What is the essential difference between belief, knowledge or true understanding? How can it be defined, what are its origins, and how is it attained? These questions are addressed in the subject of epistemology, the theory of knowledge. Much of the framework for developments in epistemology comes from the classical Greek thinkers, primarily Plato. Plato is a combination of both rationalist and mystic. He is devoted to the belief that reality is ultimately rational. Of the world of the senses, Plato believes that knowledge of the strict sense is not possible, but merely opinions. The Forms, however, are perfectly definite realities, hanging together in perfectly rational ways. Similarly, geometrical forms make up a perfectly systematic whole. Mathematics, according to Plato, embodies the ideal of knowledge, and reasoning is the way to discover truth. While the Formalists held the belief that mathematical formulas and truths were invented by man to explain the universe, Plato believed that mathematics was not invented by man to explain the nature of universal experience, but instead a kind of metaphysical divine reality to be discovered by man as his Forms. For Plato, mathematical understanding was a prime example of the kind of reliable cognition which takes us beyond the world of everyday appearances towards an area of more permanent and secure truths. We discover these truths through our innate knowledge, that is, knowledge that is within us and that can be discovered. The question of how this knowledge can be discovered is answered through Plato’s process of recollection.

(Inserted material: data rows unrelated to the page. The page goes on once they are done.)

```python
class AvlSegOp(C.Structure):
    _fields_ = [
        ("kind", C.c_int32), ("dtype", C.c_int32),
        ("in_", C.c_void_p), ("in2", C.c_void_p), ("out", C.c_void_p), ("weight", C.c_void_p), ("bias", C.c_void_p),
        ("in_h", C.c_int32), ("in_w", C.c_int32), ("in_c", C.c_int32), ("in_ld", C.c_int32), ("in_rows", C.c_int32),
        ("out_h", C.c_int32), ("out_w", C.c_int32), ("out_c", C.c_int32), ("out_ld", C.c_int32), ("out_rows", C.c_int32),
        ("in2_ld", C.c_int32),
        ("ksize", C.c_int32), ("stride", C.c_int32), ("pad", C.c_int32), ("dil", C.c_int32), ("groups", C.c_int32),
# ... 30 lines not shown
    d = {name: getattr(r, name) for name, _ in AvlGemmRoute._fields_}
    d["kernel"] = GEMM_KERNELS[r.kernel]
    return d


def gemm_kernel_name(route):
    t = {_lib.AVL_F32: "float", _lib.AVL_BF16: "bf16", _lib.AVL_F16: "f16"}[route["dtype"]]
    args = {"k_gemm": [t, "wm", "wn"],
            "k_gemm_ring": [t, "wm", "wn", "mi", "stages", "nsub", "io", "ast", "true" if route["ext"] else "false"],
            "k_gemm_ring_mx": ["io", "mi"],
            "k_gemm_mx_pipe": ["io", "mi", "late"]}[route["kernel"]]
    return "%s<%s>" % (route["kernel"], ", ".join(str(route.get(a, a)) for a in args))


_vp, _i = C.c_void_p, C.c_int
_lib._register_seg({
    "avl_seg_gemm_route": (_i, [C.POINTER(AvlSegOp), C.POINTER(AvlGemmRoute)]),
    "avl_seg_plan_create": (_i, [C.POINTER(AvlSegOp), _i, C.POINTER(C.c_void_p)]),
    "avl_seg_plan_destroy": (None, [_vp]),
    "avl_seg_plan_run": (_i, [_vp, _vp]),
    "avl_seg_plan_capture": (_i, [_vp, _vp]),
    "avl_seg_plan_profile": (_i, [_vp, _vp, _vp, _vp, _vp]),
    "avl_seg_plan_num_ops": (_i, [_vp]),
    "avl_seg_plan_nonfinite": (_i, [_vp, _vp, _vp]),
})


PLANES = (64, 128, 256, 512)
EXPANSION = 4
BACKBONES = {
    "resnet50": ((3, 4, 6, 3), 1, 64),
    "resnet101": ((3, 4, 23, 3), 1, 64),
    "resnet152": ((3, 8, 36, 3), 1, 64),
    "resnext50_32x4d": ((3, 4, 6, 3), 32, 4),
    "resnext101_32x8d": ((3, 4, 23, 3), 32, 8),
    "wide_resnet50_2": ((3, 4, 6, 3), 1, 128),
    "wide_resnet101_2": ((3, 4, 23, 3), 1, 128),
}
DEFAULT_BACKBONE = "resnext50_32x4d"
UNBUILDABLE_BACKBONES = ("ResNet", "resnet18", "resnet34")
LAYERS, GROUPS, WIDTH_PER_GROUP = BACKBONES[DEFAULT_BACKBONE]


def backbone_arch(name):
    if name in BACKBONES:
        return BACKBONES[name]
# ... 1102 lines not shown
            if self.input_format == "f32_nchw":
                if tuple(image_u8.shape) != tuple(self.image.shape) or not image_u8.dtype.is_floating_point:
                    raise ValueError("this plan takes a float tensor of shape %s, not %s %s" % (tuple(self.image.shape), image_u8.dtype,
                                                                                               tuple(image_u8.shape)))
            else:
                if self.raw_batch and self.batch == 1 and image_u8.dim() == 4:
                    image_u8 = image_u8[0]
                assert tuple(image_u8.shape) == tuple(self.image.shape) and image_u8.dtype == torch.uint8
            self.image.copy_(image_u8, non_blocking=True)
        s = torch.cuda.current_stream(self.device).cuda_stream if stream is None else stream
        _lib.check(_lib.lib().avl_seg_plan_run(self._plan, C.c_void_p(s)), "avl_seg_plan_run")
        return self.labels if hasattr(self, "labels_buf") else None

    def capture_graph(self):
        side = torch.cuda.Stream(device=self.device)
        side.wait_stream(torch.cuda.current_stream(self.device))
        with torch.cuda.stream(side):
            _lib.check(_lib.lib().avl_seg_plan_run(self._plan, C.c_void_p(side.cuda_stream)), "avl_seg_plan_run")
            side.synchronize()
            _lib.check(_lib.lib().avl_seg_plan_capture(self._plan, C.c_void_p(side.cuda_stream)), "avl_seg_plan_capture")
        torch.cuda.current_stream(self.device).wait_stream(side)
        self.graphed = True

    def profile(self):
        n = len(self.ops)
        ms, fl, by = (C.c_float * n)(), (C.c_double * n)(), (C.c_double * n)()
        s = torch.cuda.current_stream(self.device).cuda_stream
        _lib.check(_lib.lib().avl_seg_plan_profile(self._plan, C.c_void_p(s), ms, fl, by), "avl_seg_plan_profile")
        return [dict(name=self.op_names[i], kind=OP_NAMES[self.ops[i].kind], ms=ms[i], flops=fl[i], bytes=by[i]) for i in range(n)]

    def op_output(self, i):
        op = self.ops[i]
        rows, cols = op.out_h * op.out_w * self.batch, (op.in3_c if (op.kind == OP_DWPW and op.out_f32) else (op.n_split if op.out2 else op.out_c))
        dt = torch.float32 if (op.out_f32 or op.dtype == _lib.AVL_F32) else self.act_dtype

        def plane(ptr):
            for t in self._keep + ([self.logits_buf] if hasattr(self, "logits_buf") else []):
                lo, hi = t.data_ptr(), t.data_ptr() + t.numel() * t.element_size()
                if lo <= ptr < hi:
                    flat = t.reshape(-1).view(torch.uint8)[ptr - lo:].view(dt)
                    return torch.as_strided(flat, (rows, cols), (op.out_ld, 1)).float().cpu()
            raise KeyError("op %d: output pointer not in the plan's buffers" % i)
        y = plane(op.out)
        return y + plane(op.out_lo) if op.out_lo else y

    def run_prefix(self, n_ops, stream=None):
# ... 21 lines not shown
```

In Plato’s Meno (c.385 BC), Plato writes in the voice of Socrates, who performs in the role of a “midwife,” employing systematic questioning to draw out, from the minds of his pupils, Meno and the slave boy, the seeds of true and reliable knowledge. By carefully questioning the slave boy, Socrates is able to get him to recognize that the way to construct a square double in area to a given square is to use the diagonal of the given square as a base. Through their discussion, they discard various attempted solutions as false and the boy is able to “see for himself” that the square drawn on the diagonal does produce the right answer. The correct answer, or the truth in this case, was attained through the mind’s inner resources. Plato holds that the mind can reach a genuine understanding of the truth. This innate knowledge, through the process of recollection, is attained through the transmigration of the soul. Plato believed that the soul is immortal, and that it recollects truths it discovered in a previous existence. Plato believes that the soul must have always possessed knowledge, and this knowledge is awakened by posing questions for the individual. Since the truth of all things always existed in the soul, the soul is immortal.

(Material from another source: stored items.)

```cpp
typedef struct ofa_bias_slots {
  const void* values[8];
  const void* values2[8];
  int32_t start[8];
  int32_t n[8];
  int32_t inner[8];
  int32_t count;
} ofa_bias_slots;
int64_t ofa_bias_swz_elems(int heads, int Tb, int Sb);
int ofa_bias_build(const void* abs_bias, const ofa_bias_slots* slots, void* out, void* swz_row, void* swz_col, int heads, int Tb,
                   int Sb, int dtype, void* stream);
int ofa_bias_outer_grad(const void* dbias, void* d_frames, void* d_patches, int heads, int T, int start, int F, int P, int dtype,
                        void* stream);
int ofa_bias_block_add(void* bias, const void* values, int B, int A, int T, int start, int n, int dtype, void* stream);
int ofa_bias_block_grad(const void* dbias, void* dvalues, int B, int A, int T, int start, int n, int dtype, void* stream);
int ofa_bias_block_add_batch(void* bias, const void* values, int B, int A, int T, int start, int n, int dtype, void* stream);
int ofa_bias_block_slice(const void* dbias, void* dvalues, int B, int A, int T, int start, int n, int dtype, void* stream);

int ofa_im2col_patch(const void* img, void* col, int B, int C, int H, int W, int p, int Kpad, int lead, int dtype, void* stream);

int ofa_cross_entropy_fwd(const void* logits, const int64_t* target, float* lse, float* row_loss, int64_t rows,
                          int64_t V, int64_t ld, int64_t ignore_index, int dtype, void* stream);
int ofa_cross_entropy_fwd_grad_ok(int64_t V, int64_t ld, int dtype);
int ofa_cross_entropy_fwd_grad(const void* logits, const int64_t* target, const float* grad_scale, float* lse, float* row_loss,
                               void* dlogits, int64_t rows, int64_t V, int64_t ld, int64_t ignore_index, int dtype, void* stream);
int ofa_cross_entropy_bwd(const void* logits, const int64_t* target, const float* lse, const float* grad_scale,
                          void* dlogits, int64_t rows, int64_t V, int64_t ld, int64_t ignore_index, int dtype,
                          void* stream);

int ofa_ls_cross_entropy_fwd(const void* logits, const int64_t* target, float* lse, float* row_loss, float* row_nll,
                             float* row_cnt, int64_t rows, int64_t V, int64_t ld, int64_t ignore_index, float eps,
                             int64_t cstart, int64_t cend, const uint8_t* cmask, int dtype, void* stream);
int ofa_ls_cross_entropy_bwd(const void* logits, const int64_t* target, const float* lse, const float* row_cnt,
                             const float* row_w, const float* grad_scale, void* dlogits, int64_t rows, int64_t V, int64_t ld,
                             int64_t ignore_index, float eps, int64_t cstart, int64_t cend, const uint8_t* cmask, int dtype,
                             void* stream);
int ofa_scst_loss_fwd_grad(const void* logits, const int64_t* target, const float* reward, const int32_t* row_seq,
                           int64_t rows_per_seq, const float* grad_scale, float* lse, float* row_loss, void* dlogits, int64_t rows,
                           int64_t nseq, int64_t V, int64_t ld, int64_t ignore_index, int64_t cstart, int64_t cend, int dtype,
                           void* stream);
int ofa_probs_fwd(const void* logits, float* out, int64_t rows, int64_t V, int64_t ld, int log_probs, int dtype,
                  void* stream);
int ofa_probs_bwd(const float* dy, const float* y, void* dlogits, int64_t rows, int64_t V, int64_t ld, int log_probs,
                  int dtype, void* stream);

int ofa_sumsq_ws_floats(void);
int ofa_sumsq(const void* x, float* out , float* ws ,
              int64_t n, int dtype, void* stream);
int ofa_step_schedule(const float* gsq, const double* sample_size, double* step, const double* lr, float* sched,
                      float* gnorm, float clip_norm, double beta1, double beta2, void* stream);
int ofa_step_stats_add(double* stats, const float* loss, const int64_t* target, int64_t n, int64_t pad, void* stream);
int ofa_step_schedule_scaled(const float* gsq, const double* sample_size, double* step, const double* lr, float* sched,
                             float* gnorm, double* loss_scaler, float clip_norm, double beta1, double beta2, double scale_factor,
                             double scale_window, double tolerance, double threshold, double min_loss_scale, void* stream);
int ofa_adam_step(float* master, float* exp_avg, float* exp_avg_sq, const void* grad, void* model_param,
                  const float* coef, int64_t n, float lr, float beta1, float beta2, float eps, float weight_decay,
                  int step, int dtype, void* stream);
int ofa_ema_step(void* state, const void* p, void* shadow, int64_t n, const double* step, const float* sched, double decay,
                 int64_t start_update, int64_t update_freq, int dtype, int state_dtype, int max_blocks, void* stream);
int ofa_ema_segments_step(void* state, const void* segments, void* shadow, int64_t n, int64_t state_numel, int64_t max_len,
                          const double* step, const float* sched, double decay, int64_t start_update, int64_t update_freq,
                          int dtype, int state_dtype, int max_blocks, void* stream);

int ofa_conv_out_size(int in, int k, int stride, int pad);
int ofa_im2col(const void* x, void* col, int B, int H, int W, int C, int KH, int KW, int stride, int pad, int Kpad,
               int x_nchw, int dtype, void* stream);
int ofa_col2im(const void* dcol, void* dx, int B, int H, int W, int C, int KH, int KW, int stride, int pad, int Kpad,
               int dtype, void* stream);
int ofa_batchnorm_ws_floats(int C);
int ofa_batchnorm_fwd(const void* x, const void* gamma, const void* beta, const void* residual, void* y, float* mean,
                      float* rstd, float* running_mean, float* running_var, float* ws, int64_t rows, int C, float eps,
                      float momentum, int use_running, int relu, int dtype, void* stream);
int ofa_batchnorm_bwd(const void* dy, const void* y, const void* x, const void* gamma, const float* mean, const float* rstd,
                      void* dx, void* dres, void* dgamma, void* dbeta, float* ws, int64_t rows, int C, int batch_stats,
                      int relu, int accumulate, const void* beta, int dtype, void* stream);
int ofa_batchnorm_fwd_stats(const void* x, double* sums, float* ws, int64_t rows, int C, int dtype, void* stream);
int ofa_batchnorm_fwd_apply(const void* x, const void* gamma, const void* beta, const void* residual, void* y, float* mean,
                            float* rstd, float* running_mean, float* running_var, const double* sums, int groups, int64_t rows,
                            int C, float eps, float momentum, int relu, int dtype, void* stream);
int ofa_batchnorm_bwd_stats(const void* dy, const void* y, const void* x, const void* gamma, const float* mean, const float* rstd,
                            float* sums, void* dgamma, void* dbeta, float* ws, int64_t rows, int C, int relu, int accumulate,
                            const void* beta, int dtype, void* stream);
int ofa_batchnorm_bwd_dx(const void* dy, const void* y, const void* x, const void* gamma, const float* mean, const float* rstd,
                         const float* sums, void* dx, void* dres, int64_t rows, const double* total_rows, int C, int relu,
                         const void* beta, int dtype, void* stream);
int ofa_maxpool_fwd(const void* x, void* y, uint8_t* arg, int B, int H, int W, int C, int K, int stride, int pad, int dtype,
                    void* stream);
int ofa_maxpool_bwd(const void* dy, const uint8_t* arg, void* dx, int B, int H, int W, int C, int K, int stride, int pad,
                    int dtype, void* stream);
int ofa_relu(const void* x, const void* gate, void* y, int64_t n, int dtype, void* stream);

typedef struct ofa_fold_job {
  const float* part;
  void* out;
  int64_t cols;
  int64_t stride;
  int32_t nslots;
  int32_t accumulate;
  float alpha;
  int32_t out_dtype;
} ofa_fold_job;
#define OFA_FOLD_LANES16 4
int ofa_fold_batched(const ofa_fold_job* jobs, int njobs, void* stream);
typedef struct ofa_copy_job {
  const void* src;
  void* dst;
  int64_t bytes;
} ofa_copy_job;
int ofa_copy_batched(const ofa_copy_job* jobs, int njobs, void* stream);
#define OFA_DEFER_FOLD 2
int ofa_layernorm_bwd_slots(int64_t rows, int cols, int dtype, int gelu);
int ofa_colsum_slots(int64_t rows);
int ofa_gemm_splits(int M, int N, int K, int transA, int transB, int batch, int flags, int dtype, int64_t ws_bytes);
enum {
  OFA_GEMM_PLAN_KERNEL = 0,
  OFA_GEMM_PLAN_SIMPLE_WHY,
  OFA_GEMM_PLAN_WAVES_M,
  OFA_GEMM_PLAN_WAVES_N,
  OFA_GEMM_PLAN_WAVE_TM,
  OFA_GEMM_PLAN_WAVE_TN,
  OFA_GEMM_PLAN_TILE_M,
  OFA_GEMM_PLAN_TILE_N,
  OFA_GEMM_PLAN_SPLITS,
  OFA_GEMM_PLAN_KSPLIT,
  OFA_GEMM_PLAN_K,
  OFA_GEMM_PLAN_MIXED_TALL,
  OFA_GEMM_PLAN_MIXED_SHORT,
  OFA_GEMM_PLAN_COLSTAT_ROWS,
  OFA_GEMM_PLAN_REDUCE,
  OFA_GEMM_PLAN_LEN
};
enum {
  OFA_GEMM_KERNEL_SIMPLE = 0,
  OFA_GEMM_KERNEL_REG = 1,
  OFA_GEMM_KERNEL_LDS_DMA = 2,
  OFA_GEMM_KERNEL_RING = 3,
  OFA_GEMM_KERNEL_BIG = 4,
  OFA_GEMM_KERNEL_PP = 5,
  OFA_GEMM_KERNEL_MIXED = 6
};
int ofa_gemm_plan(int M, int N, int K, int transA, int transB, int batch, int flags, int dtype, int64_t ws_bytes, int* plan);

typedef struct ofa_gen_policy {
  float temperature;
  int32_t cstart, cend;
  int32_t step, min_len, max_len;
  int32_t pad, unk, eos;
  float unk_penalty;
  int32_t ngram;
  const int64_t* tokens;
  int64_t tok_ld;
  const int32_t* done;
} ofa_gen_policy;

typedef struct ofa_gen_state {
  int64_t* tokens;
  int64_t tok_ld;
  int32_t tok_cap;
  float* scores;
  int64_t score_ld;
  int32_t *ignore, *done, *nfin;
  int64_t* reorder;
// ... 55 lines not shown
```

ofasys_amd/csrc/elementwise.hip:

```cpp
#include "common.h"

namespace ofa {

template <typename T> __device__ __forceinline__ float round_to(float v);
template <> __device__ __forceinline__ float round_to<float>(float v) { return v; }
template <> __device__ __forceinline__ float round_to<bf16_t>(float v) { return bf2f(f2bf(v)); }
template <> __device__ __forceinline__ float round_to<f16_t>(float v) { return (float)(f16_t)v; }

template <typename T, bool BWD>
__global__ __launch_bounds__(256) void gelu_kernel(const T* __restrict__ dy, const T* __restrict__ x, T* __restrict__ y,
                                                   int64_t nvec, int64_t n) {
  constexpr int N = Vec<T>::N;
  for (int64_t v = (int64_t)blockIdx.x * 256 + threadIdx.x; v < nvec; v += (int64_t)gridDim.x * 256) {
    float a[N], g[N], o[N];
    load_vec<T>(x + v * N, a);
    if (BWD) load_vec<T>(dy + v * N, g);
#pragma unroll
    for (int j = 0; j < N; ++j) o[j] = BWD ? g[j] * gelu_grad_f(a[j]) : gelu_f(a[j]);
    store_vec<T>(y + v * N, o);
  }
  if (blockIdx.x == 0) {
    for (int64_t e = nvec * N + threadIdx.x; e < n; e += 256) {
      const float a = ld1<T>(x + e);
      st1<T>(y + e, BWD ? ld1<T>(dy + e) * gelu_grad_f(a) : gelu_f(a));
// ... 728 lines not shown
  return check_launch("segment_rowsum");
}

extern "C" int ofa_embedding_bwd(const void* dout, const int64_t* ids, void* dweight, int64_t n, int D, int64_t V,
                                 int64_t padding_idx, uint8_t* present_ws, float* slice_ws, int dtype, void* stream) {
  OFA_DT_CHECK("embedding_bwd");
  OFA_REQUIRE(n >= 0 && D > 0 && V > 0 && dout && ids && dweight, OFA_ERR_INVALID, "embedding_bwd: bad argument");
  const int vecn = dt_vecn(dtype);
  OFA_REQUIRE(D <= 2048, OFA_ERR_UNSUPPORTED, "embedding_bwd: D=%d exceeds 2048", D);
  const bool vec_ok = D % vecn == 0 && D <= 64 * vecn * 4 && (((uintptr_t)dout | (uintptr_t)dweight) & 15) == 0;
  if (n == 0) return 0;
  hipStream_t st = (hipStream_t)stream;
  if (present_ws) {
    (void)hipMemsetAsync(present_ws, 0, (size_t)V, st);
    hipLaunchKernelGGL(embedding_mark_kernel, dim3(grid_for(n)), dim3(256), 0, st, ids, present_ws, n, V);
  }
  const int S = slice_ws ? ofa_embedding_bwd_slices(V, D) : 1;
  const int nv = cdiv(D, 64 * vecn);
  dim3 grid((unsigned)((V + 3) / 4), S), block(256);
#define EMB_LAUNCH(T, NV)                                                                                               \
  hipLaunchKernelGGL((embedding_bwd_kernel<T, NV>), grid, block, 0, st, (const T*)dout, ids, (T*)dweight, slice_ws, n, D, V, \
                     padding_idx, (const uint8_t*)present_ws, S)
  if (!vec_ok)
    dispatch_dtype(dtype, [&](auto tag) {
      using T = typename decltype(tag)::type;
      hipLaunchKernelGGL((embedding_bwd_scalar_kernel<T>), grid, block, 0, st, (const T*)dout, ids, (T*)dweight, slice_ws, n, D, V,
                         padding_idx, (const uint8_t*)present_ws, S);
    });
  else
    dispatch_dtype(dtype, [&](auto tag) {
      using T = typename decltype(tag)::type;
      if (nv <= 1) EMB_LAUNCH(T, 1);
      else if (nv <= 2) EMB_LAUNCH(T, 2);
      else EMB_LAUNCH(T, 4);
    });
#undef EMB_LAUNCH
  int rc = check_launch("embedding_bwd");
  if (rc || S == 1) return rc;
  dispatch_dtype(dtype, [&](auto tag) {
    using T = typename decltype(tag)::type;
    hipLaunchKernelGGL((embedding_fold_kernel<T>), dim3((unsigned)V), dim3(256), 0, st, slice_ws, (T*)dweight, D, V, padding_idx,
                       (const uint8_t*)present_ws, S);
  });
  return check_launch("embedding_fold");
}
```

The innate knowledge within individuals is attained through the transmigration of the soul, and in trying to understand this notion, one must ask: how many transmigrated souls do we have? Certainly, if one’s soul was transmigrated eight times, the individual would be extremely knowledgeable. By contrast, if one’s soul had only been transmigrated two they would not be as knowledgeable. Plato addresses this concern with his belief that the person’s actions, atmosphere, diligence, and so on will determine how informed they become of their innate knowledge. In conclusion, through the analysis of Plato’s theory of innate knowledge and recollection, coming to know what one does not know, we might say that there is a truism to innate knowledge. Unless we admit that we do not know anything, then we will never know anything. The moment we state that we do not really know anything is the starting point of real knowledge. That knowledge must be discovered under everything we must “chip off” the surface.